_WHAT THE TASK ASKS_:
Count every line in the entries that holds the word "ProfScope". The reply is that count alone.

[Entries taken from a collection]
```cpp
static int wgrad_impl(const t2v_conv_group* groups, int ngroups, int Cin, int Cout, int kD, int kH, int kW, float* dw,
                      float* dbias, float* slab, int flags, void* stream, t2v_wgrad_src* out_src = nullptr);
extern "C" int t2v_conv_wgrad_grouped(const t2v_conv_group* groups, int ngroups, int Cin, int Cout, int kD, int kH, int kW,
                                      float* dw, float* slab, int flags, void* stream) {
    return wgrad_impl(groups, ngroups, Cin, Cout, kD, kH, kW, dw, nullptr, slab, flags, stream);
}
extern "C" int t2v_conv_wgrad_grouped_bias(const t2v_conv_group* groups, int ngroups, int Cin, int Cout, int kD, int kH, int kW,
                                           float* dw, float* dbias, float* slab, int flags, void* stream) {
    if (!dbias) return T2V_EINVAL;
// ... 36 lines not shown
    for (int i = 0; i < ngroups; ++i) {
        int live_g = 0;
        for (int a = 0; a < kD; ++a) for (int b = 0; b < kH; ++b) for (int c = 0; c < kW; ++c) {
            const int dz = a - kD / 2, dy = b - kH / 2, dx = c - kW / 2;
            if (!((groups[i].D == 1 && dz) || (groups[i].H == 1 && dy) || (groups[i].W == 1 && dx))) ++live_g;
        }
        flops += 2.0 * (double)groups[i].N * out_frames(groups[i]) * groups[i].H * groups[i].W * Cout * Cin * live_g;
    }
    {
        ProfScope prof(1, flops, s, p.nchunks * WG_BK, Cin, Cout, live.n, ngroups, p.S);
        int32_t plan_[8] = {-1, -1, -1, -1, -1, -1, -1, -1};
        fill_wgrad_plan(Cin, Cout, p, plan_);
        plan_[6] = ((flags & T2V_CONV_BF16) && !p.gemm && (p.rows3 || Cin >= 64)) ? 1 : 0;
        plan_[7] = p.strided ? 1 : 0;
        ProfScope::set_plan(plan_, 8);
        if (p.gemm) {
            dim3 grid((unsigned)(((Cout + 127) / 128) * ((Cin + 127) / 128)), 1u, (unsigned)p.S);
            T2V_LAUNCH_PROF(conv_wgrad_gemm_kernel, grid, dim3(256), 0, s, tab, slab, Cin, Cout, flags, p.cps,
                            dbias ? bias_part : (float*)nullptr);
        } else if (p.rows3) {
            dim3 grid((unsigned)(((Cout + 63) / 64) * ((Cin + 63) / 64)), (unsigned)lrows.n, (unsigned)p.S);
            if (flags & T2V_CONV_BF16)
                T2V_LAUNCH_PROF(conv_wgrad3_kernel<true>, grid, dim3(256), 0, s, tab, slab, Cin, Cout, kD, kH, flags, p.cps, lrows,
                                dbias ? bias_part : (float*)nullptr);
            else
                T2V_LAUNCH_PROF(conv_wgrad3_kernel<false>, grid, dim3(256), 0, s, tab, slab, Cin, Cout, kD, kH, flags, p.cps, lrows,
                                dbias ? bias_part : (float*)nullptr);
        } else if (Cin < 64 && p.thin) {
            dim3 grid((unsigned)((Cout + 63) / 64), 1u, (unsigned)p.S);
            T2V_LAUNCH_PROF(conv_wgrad_thin_kernel, grid, dim3(256), 0, s, tab, slab, Cin, Cout, T, kH, kW, flags, p.cps, live,
                            dbias ? bias_part : (float*)nullptr);
        } else if (Cin < 64) {
            dim3 grid((unsigned)(((Cout + 63) / 64) * ((live.n * Cin + 63) / 64)), 1u, (unsigned)p.S);
            T2V_LAUNCH_PROF(conv_wgrad_cols_kernel, grid, dim3(256), 0, s, tab, slab, Cin, Cout, T, kH, kW, flags, p.cps, live,
                            dbias ? bias_part : (float*)nullptr);
        } else {
            dim3 grid((unsigned)(((Cout + 63) / 64) * ((Cin + 63) / 64)), (unsigned)live.n, (unsigned)p.S);
            if (flags & T2V_CONV_BF16)
                T2V_LAUNCH_PROF(conv_wgrad_bf16_kernel, grid, dim3(256), 0, s, tab, slab, Cin, Cout, T, kH, kW, flags, p.cps, live,
                                dbias ? bias_part : (float*)nullptr);
            else
                T2V_LAUNCH_PROF(conv_wgrad_kernel, grid, dim3(256), 0, s, tab, slab, Cin, Cout, T, kH, kW, flags, p.cps, live,
                                dbias ? bias_part : (float*)nullptr);
        }
    }
    int st = launch_status();
// ... 242 lines not shown
    if ((!dw && !out_src) || !slab || !build_pool_wtable(groups, ngroups, Cin, Cout, kD, true, tab, p)) return T2V_EINVAL;
    hipStream_t s = (hipStream_t)stream;
    float* bias_part = slab + (size_t)p.S * p.nlive * Cout * Cin;
    const int T = kD * 9;
    TapMap map;
    for (int t = 0; t < T2V_MAX_TAPS; ++t) map.j[t] = -1;
    LiveRows lrows;
    lrows.n = 0;
    for (int r = 0; r < 9; ++r) lrows.r[r] = 0;
    for (int r = 0; r < 9; ++r)
        if ((p.liverows >> r) & 1u) {
            const int rw = kD == 3 ? r : r - 3;
            for (int c = 0; c < 3; ++c) map.j[rw * 3 + c] = lrows.n * 3 + c;
            lrows.r[lrows.n++] = (int8_t)r;
        }
    double flops = 0;
    for (int i = 0; i < ngroups; ++i) flops += 2.0 * (double)pool_rows(groups[i]) * Cout * Cin * (groups[i].dstride ? 27 : 9);
    {
        ProfScope prof(1, flops, s, p.nchunks * WG_BK, Cin, Cout, p.nlive, ngroups, p.S);
        int32_t plan_[8] = {11, p.S, p.cps, p.nlive, ((long)Cout * Cin <= 16384 && p.S >= 16) ? 1 : 0,
                            (int32_t)((long)((Cout + 63) / 64) * ((Cin + 63) / 64) * p.nrows * p.S), 0, 0};
        ProfScope::set_plan(plan_, 8);
        dim3 grid((unsigned)(((Cout + 63) / 64) * ((Cin + 63) / 64)), (unsigned)lrows.n, (unsigned)p.S);
        T2V_LAUNCH_PROF(conv_pool_wgrad_kernel, grid, dim3(256), 0, s, tab, slab, Cin, Cout, p.cps, lrows, want_bias ? bias_part : (float*)nullptr);
    }
    int st = launch_status();
    if (st) return st;
    if (out_src) {
        out_src->slab = slab;
        out_src->bias_slab = want_bias ? bias_part : (const float*)nullptr;
        out_src->ntaps = p.nlive;
        out_src->S = p.S;
        out_src->tap_stride = (int64_t)Cout * Cin;
        out_src->split_stride = (int64_t)p.nlive * Cout * Cin;
        for (int t = 0; t < T2V_MAX_TAPS; ++t) out_src->map[t] = (int8_t)(t < T ? map.j[t] : -1);
        return T2V_OK;
    }
    const float* bias_in = want_bias ? bias_part : (const float*)nullptr;
    const int accum_bias = (flags & T2V_CONV_ACCUM_BIAS) ? 1 : 0;
    const long CoCi = (long)Cout * Cin;
    ProfScope prof2(2, 0.0, s, CoCi, Cin, Cout, T, p.nlive, p.S);
    if (CoCi <= 16384 && p.S >= 16)
        T2V_LAUNCH_PROF(wgrad_reduce_small_kernel, dim3((unsigned)((CoCi + 63) / 64), (unsigned)T), dim3(256), 0, s, slab, dw, CoCi, T,
                   p.nlive, p.S, map, (flags & T2V_CONV_ACCUM) ? 1 : 0, bias_in, dbias, Cout, accum_bias);
    else
        T2V_LAUNCH_PROF(wgrad_reduce_kernel, dim3((unsigned)((CoCi + 63) / 64)), dim3(256), 0, s, slab, dw, CoCi, T, p.nlive, p.S, map,
                   (flags & T2V_CONV_ACCUM) ? 1 : 0, bias_in, dbias, Cout, accum_bias);
// ... 7 lines not shown
extern "C" int t2v_pool_conv_wgrad_partial(const t2v_conv_group* groups, int ngroups, int Cin, int Cout, int kD, float* slab,
                                           int want_bias, int flags, t2v_wgrad_src* out_src, void* stream) {
    if (!out_src) return T2V_EINVAL;
    return pool_wgrad_impl(groups, ngroups, Cin, Cout, kD, nullptr, nullptr, want_bias != 0, slab, flags, stream, out_src);
}
extern "C" int t2v_pool_conv_plan(int what, const t2v_conv_group* groups, int ngroups, int Cin, int Cout, int32_t* out) {
    if (!out) return T2V_EINVAL;
    for (int i = 0; i < 8; ++i) out[i] = 0;
    if (what == 0 || what == 1) {
        GroupTable tab;
        PoolPlan p;
        if (!(what == 0 ? build_pool_fwd(groups, ngroups, Cin, Cout, false, tab, p) : build_pool_dgrad(groups, ngroups, Cin, Cout, false, tab, p)))
            return T2V_EINVAL;
        const bool db = what == 0 ? pool_fwd_db() : pool_dgrad_db();
        out[0] = what == 0 ? 9 : 10; out[1] = 64; out[2] = 64; out[3] = db ? 16 : 32; out[4] = 1; out[5] = p.vecb ? 1 : 0; out[6] = db ? 2 : 1; out[7] = p.S;
        return T2V_OK;
    }
    if (what == 2) {
        WGroupTable tab;
        WgradPlan p;
        if (!build_pool_wtable(groups, ngroups, Cin, Cout, 3, false, tab, p)) return T2V_EINVAL;
        out[0] = 11; out[1] = p.S; out[2] = p.cps; out[3] = p.nlive; out[4] = ((long)Cout * Cin <= 16384 && p.S >= 16) ? 1 : 0;
        out[5] = (int32_t)((long)((Cout + 63) / 64) * ((Cin + 63) / 64) * p.nrows * p.S);
        return T2V_OK;
    }
    return T2V_EINVAL;
}

extern "C" int t2v_wgrad_dest_bytes(void) { return (int)sizeof(t2v_wgrad_dest); }


__global__ __launch_bounds__(256) void wgrad_reduce_multi_kernel(const t2v_wgrad_dest* __restrict__ table, int ndest) {
    __shared__ __attribute__((aligned(16))) float tile[256 * T2V_MAX_TAPS];
    __shared__ __attribute__((aligned(16))) float part[4][256];
    __shared__ int s_dest;
    if (threadIdx.x == 0) {
        int lo = 0, hi = ndest - 1;
        while (lo < hi) {
            const int mid = (lo + hi + 1) >> 1;
            if (table[mid].block_begin <= (int)blockIdx.x) lo = mid; else hi = mid - 1;
        }
        s_dest = lo;
    }
    __syncthreads();
    const t2v_wgrad_dest& d = table[s_dest];
    const int b = (int)blockIdx.x - d.block_begin;
// ... 304 lines not shown
```

Before: 3004 videos/s.

## Double-buffer fp32 wgrad and pool-wgrad kernels with half-chunk software pipelining

Adds a double-buffered variant of the fp32 3-row wgrad kernel and the pooled wgrad kernel. Each K chunk is split into two half-chunk rounds with two LDS buffers, so global loads for the next round are issued between MFMAs and staged into the other buffer. This needs only one barrier per round, where the single-buffer version waits on a load then stage then compute sequence. It is on by default through T2V_WGRAD_DB and adds launch bounds of 4, which may raise register pressure. A plan query reporting the chosen form is also exposed.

_ANSWER_:
5